Ugly partisan bickering is once again tainting the political parties as they seek to change a fundamental part of the rules governing general elections.
It's the way in which voters are registered that is being disputed. At the moment this is done via households. The coalition wants to switch to individual voter registration.
As Labour proposed this in 2009 but failed to get it implemented, you might think the shift ought to be fairly uncontentious. But after the brazen partisanship of the coalition's early bills meddling with the constitution, on fixed-term parliaments and the like, the opposition are now deeply suspicious of the Conservative and Liberal Democrats' motives.

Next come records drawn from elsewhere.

# JunyiPeng00/wespeaker_hubert

Measured on AMD Instinct MI355X. Metric: embeddings/sec on 5s 16kHz utts, higher is better.
Workload: dtype f32 (bf16x3 split MFMA, fp32 accumulate)

## Files before the change

wespeaker_hubert_amd/csrc/astp_fused.h:

```cpp
#pragma once

#include "common.h"

namespace wsp {

struct AstpArgs {
  const float* att;
  const float* x;
  int ldx, B, T, C;
  const int* seg;
  const void* w2;
  const float* bias2;
  float var_floor;
  float* out;
};
bool astp_fused_supported(int C, int K);
void launch_astp_fused(const AstpArgs& p, hipStream_t s);

}
```

wespeaker_hubert_amd/csrc/astp_fused.hip:

```cpp
#include "astp_fused.h"
#include "gemm_common.h"

namespace wsp {

namespace {

typedef __bf16 bf16x8 __attribute__((ext_vector_type(8)));

constexpr int kK = 128;

typedef __attribute__((address_space(3))) void lds_void;

__device__ __forceinline__ void dma16(__amdgpu_buffer_rsrc_t r, unsigned char* lds, int voff) {
  __builtin_amdgcn_raw_ptr_buffer_load_lds(r, (lds_void*)lds, 16, voff, 0, 0, 0);
}

constexpr int kCB2 = 256;
constexpr int kChunkBytes = 32 * kK * 4;

constexpr int kLds3 = 3 * kChunkBytes;

__global__ __launch_bounds__(512, 1) void astp_fused3_kernel(const AstpArgs p) {
  extern __shared__ __attribute__((aligned(16))) unsigned char ring[];
  const int tid = threadIdx.x;
  const int lane = tid & 63;
  const int wave = tid >> 6;
  const int r32 = lane & 31;
  const int h = lane >> 5;
  const int nct = p.C / kCB2;
  const int id = xcd_remap(blockIdx.x, gridDim.x);
  const int b = id / nct;
  const int ct = id - b * nct;
  const int r0 = p.seg ? p.seg[b] : b * p.T;
  const int T = p.seg ? p.seg[b + 1] - r0 : p.T;
  const int col = ct * kCB2 + wave * 32 + r32;
  const __amdgpu_buffer_rsrc_t ra = make_rsrc(p.att + (size_t)r0 * kK);
  const __amdgpu_buffer_rsrc_t rx = make_rsrc(p.x + (size_t)r0 * p.ldx);

  auto dma_chunk = [&](int t0, int slot) {
#pragma unroll
    for (int j = 0; j < 2; ++j) {
      const int piece = 2 * wave + j;
      const int row = 2 * piece + h;
      const int c = r32 ^ (row & 15);
      const int t = t0 + row;
      dma16(ra, ring + slot * kChunkBytes + piece * 1024, t < T ? (t * kK + c * 4) * 4 : kOOB);
    }
  };
  auto load_x = [&](int t0, float (&xv)[16]) {
#pragma unroll
    for (int r = 0; r < 16; ++r) {
      const int t = t0 + (r & 3) + 8 * (r >> 2) + 4 * h;
      xv[r] = __builtin_bit_cast(float, __builtin_amdgcn_raw_buffer_load_b32(
                                            rx, t < T ? (t * p.ldx + col) * 4 : kOOB, 0, 0));
    }
  };
  bf16x8 wf[16];
  {
    const __amdgpu_buffer_rsrc_t rw = make_rsrc(p.w2);
    const int ntile = p.C / 32;
#pragma unroll
    for (int i = 0; i < 16; ++i)
      wf[i] = __builtin_bit_cast(bf16x8, __builtin_amdgcn_raw_buffer_load_b128(
                                             rw, ((i * ntile + ct * (kCB2 / 32) + wave) * 64 + lane) * 16, 0, 0));
  }
  const float bias = p.bias2[col];

  float m = -INFINITY, s = 0.f, a1 = 0.f, a2 = 0.f;
  auto consume = [&](int t0, int slot, const float (&xv)[16]) {
    const unsigned char* ab = ring + slot * kChunkBytes + r32 * 512;
    f32x16 acc;
#pragma unroll
    for (int r = 0; r < 16; ++r) acc[r] = 0.f;
#pragma unroll
    for (int ks = 0; ks < 8; ++ks) {
      const int c0 = 4 * ks + 2 * h;
      const f32x4 v0 = *reinterpret_cast<const f32x4*>(ab + ((c0 ^ (r32 & 15)) << 4));
      const f32x4 v1 = *reinterpret_cast<const f32x4*>(ab + (((c0 + 1) ^ (r32 & 15)) << 4));
      bf16x8 ah, al;
#pragma unroll
      for (int e = 0; e < 8; ++e) {
        const float v = e < 4 ? v0[e] : v1[e - 4];
        const __bf16 hh = (__bf16)v;
        ah[e] = hh;
        al[e] = (__bf16)(v - (float)hh);
      }
      acc = __builtin_amdgcn_mfma_f32_32x32x16_bf16(al, wf[2 * ks], acc, 0, 0, 0);
      acc = __builtin_amdgcn_mfma_f32_32x32x16_bf16(ah, wf[2 * ks + 1], acc, 0, 0, 0);
      acc = __builtin_amdgcn_mfma_f32_32x32x16_bf16(ah, wf[2 * ks], acc, 0, 0, 0);
    }
    float ev[16], mc = -INFINITY;
#pragma unroll
    for (int r = 0; r < 16; ++r) {
      const int t = t0 + (r & 3) + 8 * (r >> 2) + 4 * h;
      ev[r] = t < T ? acc[r] + bias : -INFINITY;
      mc = fmaxf(mc, ev[r]);
    }
    if (mc != -INFINITY) {
      const float m1 = fmaxf(m, mc);
      const float sc = __expf(m - m1);
      s *= sc;
      a1 *= sc;
      a2 *= sc;
#pragma unroll
      for (int r = 0; r < 16; ++r) {
        const float pe = __expf(ev[r] - m1);
        s += pe;
        a1 = fmaf(pe, xv[r], a1);
        a2 = fmaf(pe * xv[r], xv[r], a2);
      }
      m = m1;
    }
  };

  float xa[16], xb[16], xc[16];
  const int nch = (T + 31) / 32;
  dma_chunk(0, 0);
  load_x(0, xa);
  if (nch > 1) {
    dma_chunk(32, 1);
    load_x(32, xb);
  }
  auto step = [&](int c, int slot, const float (&xcur)[16], float (&xnext2)[16]) {
    if (c + 1 < nch)
      asm volatile("s_waitcnt vmcnt(18)" ::: "memory");
    else
      asm volatile("s_waitcnt vmcnt(0)" ::: "memory");
    __syncthreads();
    if (c + 2 < nch) {
      dma_chunk((c + 2) * 32, slot == 0 ? 2 : slot - 1);
      load_x((c + 2) * 32, xnext2);
    }
    consume(c * 32, slot, xcur);
  };
  for (int c = 0; c < nch; c += 3) {
    step(c, 0, xa, xc);
    if (c + 1 >= nch) break;
    step(c + 1, 1, xb, xa);
    if (c + 2 >= nch) break;
    step(c + 2, 2, xc, xb);
  }
  const float mo = __shfl_xor(m, 32), so = __shfl_xor(s, 32), a1o = __shfl_xor(a1, 32), a2o = __shfl_xor(a2, 32);
  const float M = fmaxf(m, mo);
  const float f0 = m == -INFINITY ? 0.f : __expf(m - M);
  const float f1 = mo == -INFINITY ? 0.f : __expf(mo - M);
  const float S = s * f0 + so * f1;
  const float A1 = a1 * f0 + a1o * f1;
  const float A2 = a2 * f0 + a2o * f1;
  if (h == 0) {
    const float mean = A1 / S;
    p.out[(size_t)b * 2 * p.C + col] = mean;
    p.out[(size_t)b * 2 * p.C + p.C + col] = sqrtf(fmaxf(A2 / S - mean * mean, p.var_floor));
  }
}

}
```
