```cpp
int pca_debug_bev_stamps(unsigned long long *out)
{
    return (int)hipMemcpyFromSymbol(out, HIP_SYMBOL(g_dbg_stamps), sizeof(unsigned long long) * 8192);
}

int pca_debug_bev_level1(const pca_ctx *ctx, int out[4])
{
    if (!ctx || !out) return -1;
    for (int k = 0; k < 4; ++k) out[k] = ctx->last_level1[k];
    return 0;
}

}
```

### pc-accumulation-lib_amd/pca_amd/_lib.py

```python
import ctypes as C
import os
import threading

import numpy as np

_HERE = os.path.dirname(os.path.abspath(__file__))
LIB_PATH = os.path.join(_HERE, 'libpca_hip.so')

STATUS_STORE_OVERFLOW = 1
STATUS_UV_OUT_OF_IMAGE = 2
STATUS_NEGATIVE_INTENSITY = 4
STATUS_LOOKBACK_TIMEOUT = 8
STATUS_LANES_BISECT_CAP = 16
SAMPLE_MODES = {'nearest': 0, 'bilinear': 1}

EXPORTS = ('pca_version', 'pca_ctx_create', 'pca_ctx_destroy', 'pca_last_error', 'pca_status', 'pca_status_peek', 'pca_status_mirror',
           'pca_kitti_project_sample_filter', 'pca_kitti_project_sample_filter_ex',
           'pca_nusc_sample_filter_transform', 'pca_nusc_sample_filter_transform_ex', 'pca_nusc_sample_filter_transform_batch', 'pca_sample_bilinear', 'pca_nusc_project_cams',
           'pca_nusc_merge_sweeps_workspace_bytes', 'pca_nusc_merge_sweeps', 'pca_retransform', 'pca_retransform_batch_tail',
           'pca_mark_dynamic',
           'pca_bev_workspace_bytes', 'pca_bev_generate', 'pca_bev_generate_ex', 'pca_bev_generate_chain', 'pca_bev_generate_many', 'pca_bev_class_workspace_bytes', 'pca_bev_class_planes', 'pca_bev_elev_workspace_bytes', 'pca_bev_elev_partition', 'pca_bev_voxel_workspace_bytes', 'pca_bev_voxel_labels', 'pca_bev_voxel_rays', 'pca_bev_carve_workspace_bytes', 'pca_bev_voxel_carve', 'pca_bev_instances_workspace_bytes', 'pca_bev_voxel_instances', 'pca_bev_instance_boxes_workspace_bytes', 'pca_bev_instance_boxes', 'pca_render_camera', 'pca_bev_voxel_camera', 'pca_voxel_pool', 'pca_voxel_pack', 'pca_voxel_distance_workspace_bytes', 'pca_voxel_distance', 'pca_voxel_instance_match_workspace_bytes', 'pca_voxel_instance_match', 'pca_bev_warp', 'pca_lanes_workspace_bytes', 'pca_lanes_transform', 'pca_lanes_to_grid', 'pca_image_to_nchw_f32', 'pca_voxel_dedup_workspace_bytes', 'pca_voxel_dedup', 'pca_icp_workspace_bytes', 'pca_icp_register', 'pca_host_ego_to_grid',
           'pca_host_gemv4_probe', 'pca_host_gemv4_mode', 'pca_host_incr_probe', 'pca_host_incr_blocks', 'pca_host_track_create', 'pca_host_track_destroy', 'pca_host_track_len', 'pca_host_track_n_segments',
           'pca_host_track_poses', 'pca_host_track_segments', 'pca_host_track_set', 'pca_host_track_transform',
           'pca_host_track_append', 'pca_host_track_push_segment', 'pca_host_track_incr', 'pca_host_track_evict_beyond',
           'pca_host_track_step', 'pca_host_track_trigger', 'pca_host_stage_h2d', 'pca_host_d2h_async', 'pca_host_d2h_wait',
           'pca_deflate_workspace_bytes', 'pca_deflate_chunks', 'pca_deflate_chunks_dyn', 'pca_host_crc32_combine', 'pca_host_gzip_assemble',
           'pca_preview_stream_bytes', 'pca_preview_workspace_bytes', 'pca_preview_sheets', 'pca_adler32_chunks', 'pca_host_adler32_combine', 'pca_host_png_assemble',
           'pca_kitti_integrate', 'pca_kitti_generate_bev', 'pca_k1_defer', 'pca_k1_flush', 'pca_host_camera_cone', 'pca_host_view_hull', 'pca_bev_bin_range', 'pca_bev_view_hint', 'pca_kitti_integrate_v', 'pca_kitti_generate_bev_v', 'pca_f32_box_decode', 'pca_debug_bev_level1', 'pca_debug_icp_layout',
           'pca_profile_enable', 'pca_profile_read')
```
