+    }
+    auto issue_l1 = [&](int s2) __attribute__((always_inline)) {
+      const bool live = s2 < nkz;
+      wz[0][s2] = frag(s2 * LW, live);
+      wz[1][s2] = frag(s2 * LW + 1, live);
+      if constexpr (WIDE) {
+        wzl[0][s2] = frag(s2 * LW + 2, live);
+        wzl[1][s2] = frag(s2 * LW + 3, live);
+      }
+    };
+    __builtin_amdgcn_sched_barrier(0);
+#pragma unroll
+    for (int s2 = 0; s2 < KZMAX / 32; ++s2) issue_l1(s2);
+    __builtin_amdgcn_sched_barrier(0);
+#pragma unroll
+    for (int j = 0; j < ZPT; ++j)
+      if (zdst[j] >= 0) *reinterpret_cast<u32x4 *>(zs + zdst[j]) = zr[j];
+    if (xdst >= 0) {
+      *reinterpret_cast<u32x4 *>(xs + xdst) = xr;
+      if constexpr (WIDE) *reinterpret_cast<u32x4 *>(xs_lo + xdst) = u32x4{0, 0, 0, 0};
+    }
+#pragma unroll
+    for (int j = 0; j < 8; ++j)
+      if (j != 2 && tid + 256 * j < NVL) vl[tid + 256 * j] = vok[j] ? vr[j] : 0.f;
+    __builtin_amdgcn_sched_barrier(0);
+    float tv;
+    {
+      int sm = smp0 + (tid >> 7);
+      sm = sm < nsm ? sm : nsm - 1;
+      const uint64_t pt = (uint64_t)a.tvec;
+      tv = *gptr<const float>(pt ? pt + 4 * ((a.t_idx ? (uint64_t)trow * a.t_stride : 0) + (uint64_t)sm * a.t_bs + (tid & 127)) : (uint64_t)a.vz);
+    }
+#pragma unroll
+    for (int s2 = KZMAX / 32; s2 < KZMAX / 16; ++s2) issue_l1(s2);
+    {
+      const GLOBAL_AS char *b2 = wb + ((size_t)o2 << 10);
+#pragma unroll
+      for (int s2 = 0; s2 < 8; ++s2) w2[s2] = *(const GLOBAL_AS f16x8 *)(b2 + s2 * 1024 + lane16);
+      if constexpr (WIDE) {
+#pragma unroll
+        for (int s2 = 0; s2 < 8; ++s2) w2l[s2] = *(const GLOBAL_AS f16x8 *)(b2 + (8 + s2) * 1024 + lane16);
+      }
+#pragma unroll
+      for (int s2 = 0; s2 < NK0; ++s2) w0[s2] = *(const GLOBAL_AS f16x8 *)(b2 + (N2 + s2) * 1024 + lane16);
+      const GLOBAL_AS char *b1 = wb + (has1 ? ((size_t)o1 << 10) : (size_t)0);
+      const uint32_t vo1 = has1 ? lane16 : 0u;
+#pragma unroll
+      for (int s2 = 0; s2 < 8; ++s2) w1[s2] = *(const GLOBAL_AS f16x8 *)(b1 + (has1 ? s2 * 1024 : 0) + vo1);
+    }
+    __builtin_amdgcn_sched_barrier(0);
+    vl[512 + tid] = a.tvec ? tv : 0.f;
+  } else {
   if constexpr (WIDE) {
     const GLOBAL_AS T *wp = gptr<const T>((uint64_t)a.Wz_lo) + (size_t)(wave * 32 + col) * a.kz + half * 8;
 #pragma unroll
@@ -93,6 +200,7 @@
       vl[i] = v;
     }
   }
+  }
   __shared__ float zl[32 * 64];
   int ut = 0, ustep = 0;
   uint32_t unonce = 0, ueoff = 0;
@@ -191,7 +299,15 @@
     if constexpr (WIDE) { fold(ah, al); fold(ar, arl); }
   }
   f16x8 w0l[WIDE ? K0MAX / 16 : 1], w1l[WIDE ? 8 : 1];
-  if constexpr (WIDE) {
+  if constexpr (WIDE && PACKED) {
+    __builtin_amdgcn_sched_barrier(0);
+    const bool has1 = __builtin_amdgcn_readfirstlane(wave) < a.n1c;
+    const uint32_t vo1 = has1 ? lane16 : 0u;
+#pragma unroll
+    for (int s2 = 0; s2 < K0MAX / 16; ++s2) w0l[s2] = *(const GLOBAL_AS f16x8 *)(wpk_head + s2 * 1024 + lane16);
+#pragma unroll
+    for (int s2 = 0; s2 < 8; ++s2) w1l[s2] = *(const GLOBAL_AS f16x8 *)(wpk_head + (has1 ? (K0MAX / 16 + s2) * 1024 : 0) + vo1);
+  } else if constexpr (WIDE) {
     const GLOBAL_AS T *w0p = gptr<const T>((uint64_t)a.W0_lo) + (size_t)(wave * 32 + col) * a.k0 + half * 8;
 #pragma unroll
     for (int s2 = 0; s2 < K0MAX / 16; ++s2)
@@ -312,14 +428,26 @@
   const SlidePointChainArgs *h = (const SlidePointChainArgs *)o.p[0];
   if (!h || h->rows <= 0 || h->rows % 16 || h->kz % 32 || h->kz <= 0 || h->kz > 192 || h->z_ld < h->kz || h->z_ld % 8 || h->k0 % 32 ||
       h->k0 <= 128 || h->k0 > 160 || h->x_ld < h->k0 || h->x_ld % 8 || (h->n1c != 1 && h->n1c != 2) || h->eps_ld % 4 ||
-      h->eps_ld > 32 * h->n1c || h->t_bs < 0 || !h->Z || !h->Wz || !h->W2 || !h->W0 || !h->W1 || !h->vz || !h->v2 || !h->v0 || !h->b1 || !h->X || (!h->eps && !h->fuse_update))
+      h->eps_ld > 32 * h->n1c || h->t_bs < 0 || !h->Z || !h->Wz || !h->vz || !h->v2 || !h->v0 || !h->b1 || !h->X || (!h->eps && !h->fuse_update))
     return -3;
   if (h->fuse_update && (h->upd.kind != 1 || h->upd.C > 32 * h->n1c || h->upd.C > 64 || !h->upd.x || !h->upd.t_dev || !h->upd.t0 || !h->upd.t1 ||
                          !h->upd.t2 || !h->upd.t3 || !h->upd.t4 || (h->upd.kdim > 0 && !h->upd.keypoint)))
     return -3;
+  const dim3 grid((h->rows + 31) / 32);
+  if (h->wpk_bytes) {
+    const int frags = 4 * (2 * (h->kz / 16) + 8 + h->k0 / 16) + 8 * h->n1c;
+    const bool wide = h->wpk_bytes == 2048 * frags;
+    if ((!wide && h->wpk_bytes != 1024 * frags) || h->k0 != 160 || ((uintptr_t)h->Wz & 15) || h->W2 || h->W0 || h->W1 || h->Wz_lo || h->W2_lo || h->W0_lo ||
+        h->W1_lo)
+      return -3;
+    if (wide) hipLaunchKernelGGL((point_chain_kernel<192, 160, true, true>), grid, dim3(256), 0, s, *h);
+    else hipLaunchKernelGGL((point_chain_kernel<192, 160, false, true>), grid, dim3(256), 0, s, *h);
+    return (int)hipGetLastError();
+  }
+  if (!h->W2 || !h->W0 || !h->W1) return -3;
   const bool wide = h->Wz_lo || h->W2_lo || h->W0_lo || h->W1_lo;
   if (wide && !(h->Wz_lo && h->W2_lo && h->W0_lo && h->W1_lo)) return -3;
-  if (wide) hipLaunchKernelGGL((point_chain_kernel<192, 160, true>), dim3((h->rows + 31) / 32), dim3(256), 0, s, *h);
-  else hipLaunchKernelGGL((point_chain_kernel<192, 160, false>), dim3((h->rows + 31) / 32), dim3(256), 0, s, *h);
+  if (wide) hipLaunchKernelGGL((point_chain_kernel<192, 160, true, false>), grid, dim3(256), 0, s, *h);
+  else hipLaunchKernelGGL((point_chain_kernel<192, 160, false, false>), grid, dim3(256), 0, s, *h);
   return (int)hipGetLastError();
 }
diff --git a/slide_amd/engine.py b/slide_amd/engine.py
--- a/slide_amd/engine.py
+++ b/slide_amd/engine.py
@@ -4,7 +4,7 @@
 import numpy as np
 import torch
 
-from . import knobs
+from . import chain_pack, knobs
 from ._lib import SlideHipError, check, lib
 from .abi import *
 
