@@ -451,11 +460,14 @@
                          BnLdsBytes(c), stream, (const T*)dy, (const T*)x,
                          (const T*)y_relu, mean, inv_std, sum_dy, sum_dy_xhat,
                          rows, c);
-      hipLaunchKernelGGL((BnGradKernel<T, RELU>), ElemwiseGrid(n, 256, 4),
-                         dim3(256), 0, stream, (const T*)dy, (const T*)x,
-                         (const T*)y_relu, mean, inv_std,
-                         (const float*)scale, sum_dy, sum_dy_xhat, (T*)dx, n,
-                         rows, c);
+      DispatchBool(RELU && dside, [&](auto ds) {
+        constexpr bool DSIDE = RELU && decltype(ds)::value;
+        hipLaunchKernelGGL((BnGradKernel<T, RELU, DSIDE>),
+                           ElemwiseGrid(n, 256, 4), dim3(256), 0, stream,
+                           (const T*)dy, (const T*)x, (const T*)y_relu, mean,
+                           inv_std, (const float*)scale, sum_dy, sum_dy_xhat,
+                           (T*)dx, (T*)dside, n, rows, c);
+      });
     });
   });
   return hipGetLastError();
diff --git a/simple_tensorflow_amd/csrc/kernels/hip/conv_im2col.hip b/simple_tensorflow_amd/csrc/kernels/hip/conv_im2col.hip
--- a/simple_tensorflow_amd/csrc/kernels/hip/conv_im2col.hip
+++ b/simple_tensorflow_amd/csrc/kernels/hip/conv_im2col.hip
@@ -45,6 +45,7 @@
 }
 
 __global__ void Col2ImKernel(const __bf16* __restrict__ dcol,
+                             const __bf16* __restrict__ side,
                              __bf16* __restrict__ dx, ConvGeom g,
                              int64_t total) {
   int64_t stride = (int64_t)gridDim.x * blockDim.x;
@@ -71,11 +72,14 @@
         acc += (float)dcol[m * RSC + (int64_t)(r * g.S + s) * g.C + c];
       }
     }
-    dx[i] = (__bf16)acc;
+    __bf16 o = (__bf16)acc;
+    if (side) o = (__bf16)((float)o + (float)side[i]);
+    dx[i] = o;
   }
 }
 
 __global__ void Col2ImKernelV8(const __bf16* __restrict__ dcol,
+                               const __bf16* __restrict__ side,
                                __bf16* __restrict__ dx, ConvGeom g,
                                int64_t total8) {
   int64_t stride = (int64_t)gridDim.x * blockDim.x;
@@ -110,7 +114,36 @@
     __bf16 out[8];
 #pragma unroll
     for (int e = 0; e < 8; ++e) out[e] = (__bf16)acc[e];
+    if (side) {
+      __bf16 sv[8];
+      *(ulong2*)sv = *(const ulong2*)(side + i * 8);
+#pragma unroll
+      for (int e = 0; e < 8; ++e)
+        out[e] = (__bf16)((float)out[e] + (float)sv[e]);
+    }
     *(ulong2*)(dx + i * 8) = *(ulong2*)out;
+  }
+}
+
+__global__ void ConvDxFilterKernel(const __bf16* __restrict__ w,
+                                   __bf16* __restrict__ out, int R, int S,
+                                   int C, int K, int64_t rscp,
+                                   int64_t total8) {
+  int64_t stride = (int64_t)gridDim.x * blockDim.x;
+  int64_t j8n = rscp / 8, rsk = (int64_t)R * S * K;
+  for (int64_t i = blockIdx.x * blockDim.x + threadIdx.x; i < total8;
+       i += stride) {
+    int c = (int)(i / j8n);
+    int64_t j = (i % j8n) * 8;
+    __bf16 v[8];
+    *(ulong2*)v = ulong2{0, 0};
+    if (j < rsk) {
+      int rs = (int)(j / K), k = (int)(j % K);
+      int r = R - 1 - rs / S, s_ = S - 1 - rs % S;
+      *(ulong2*)v =
+          *(const ulong2*)(w + ((int64_t)(r * S + s_) * C + c) * K + k);
+    }
+    *(ulong2*)(out + c * rscp + j) = *(ulong2*)v;
   }
 }
 
@@ -135,8 +168,8 @@
   return hipGetLastError();
 }
 
-extern "C" hipError_t stf_col2im_bf16(const void* dcol, void* dx,
-                                      const StfConvGeom* sg,
+extern "C" hipError_t stf_col2im_bf16(const void* dcol, const void* side,
+                                      void* dx, const StfConvGeom* sg,
                                       hipStream_t stream) {
   ConvGeom g = DeviceGeom(*sg);
   int64_t total = (int64_t)g.N * g.H * g.W * g.C;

They're justified in not trusting ministers an inch. According to research published last year the changes could result in as many as six million people falling off the register, when ministers had suggested the total would be far less. Labour is worried that many of these will be the poorer, inner-city sort of voters which tend to back their party come polling day. Not in their interests, therefore, that this change goes ahead. Tory constitutional reform minister Mark Harper insists there's a good chance the total number of registered voters won't fall at all.
After initial proposals were discussed in the last parliamentary session, the coalition's first midterm Queen's Speech earlier this month included the electoral registration and administration bill, which received its second reading yesterday.
I'll be following the details of the bill as it works its way through parliament. The coalition's proposals have only been subtly changed by ministers since Labour first kicked up a fuss about them last autumn. Here's a summary of the main changes:
- The government had initially proposed offering voters a virtual 'opt-out' where they could say no thanks to voting with a simple tick of a box. Nick Clegg conceded that would be removed last year.
- The main battleground then became the big gap between the final household annual canvass in autumn 2013 and the 2015 general election. Calls for a 2014 canvass were intense, but ministers weren't keen to cough up the extra money to pay for one. Now the autumn 2013 canvass is being moved to spring 2014 – a decent compromise.
- The final big change is another compromise, over whether or not people who refuse to fill in the form have committed a criminal offence. There has been much head-scratching in parliament over this in recent months. Now the coalition has unveiled its answer: those not filling in the form will face a civil penalty of some kind, like a parking fine. Labour wants to know how much that fine will be, arguing this will make a big difference to its effectiveness.
So much for the detail. More compromises will undoubtedly follow in the months to come. But the big issue of party political advantage overshadowing the legislation is unlikely to be so easily resolved.
Labour's shadow constitutional reform minister Wayne David demonstrated this in his speech to the Commons yesterday. On the one hand, his arguments for the opposition amendment lamented the "breakneck" speed at which the change was being pushed through. Labour want the shift to go through as slowly as possible, with the Electoral Commission doing all it can to minimise the number of voters who get lost in the process.
If Labour were to stick to such arguments and ignore the party political side of this they might improve their credibility. But they cannot resist trying to foment Lib Dem dissension by voicing their concerns about the partisan nature of the changes.
The problem relates to another contentious coalition constitutional reform – boundary changes. The next review is set to begin in December 2015, exactly when – Labour fears – the number of people registered on the list could be at its lowest.
"I do not think it is mere coincidence," David warned darkly. "It is possible to look at the dates and come to certain conclusions. I only wish that the Liberal Democrats would do the same and recognise that there is a lot in what I say."
Labour's fear is that the entire electoral map of the country could be reshaped as a result of the electoral register. All those lost Labour voters will be simply forgotten about.
The problem goes beyond a few safe Labour seats being eaten up. It has a wider negative impact, undermining Ed Miliband's chances of becoming prime minister at the next general election.
At second reading Labour's amendment to reject the bill was defeated by 283 to 223, a fairly standard coalition majority of 60. The bill will now move to detailed line-by-line scrutiny in committee. As it does so it's unlikely that the fundamental suspicions of Labour will be erased. As the bill progresses the sense of partisan game-playing as an unpleasant subtext is only going to intensify.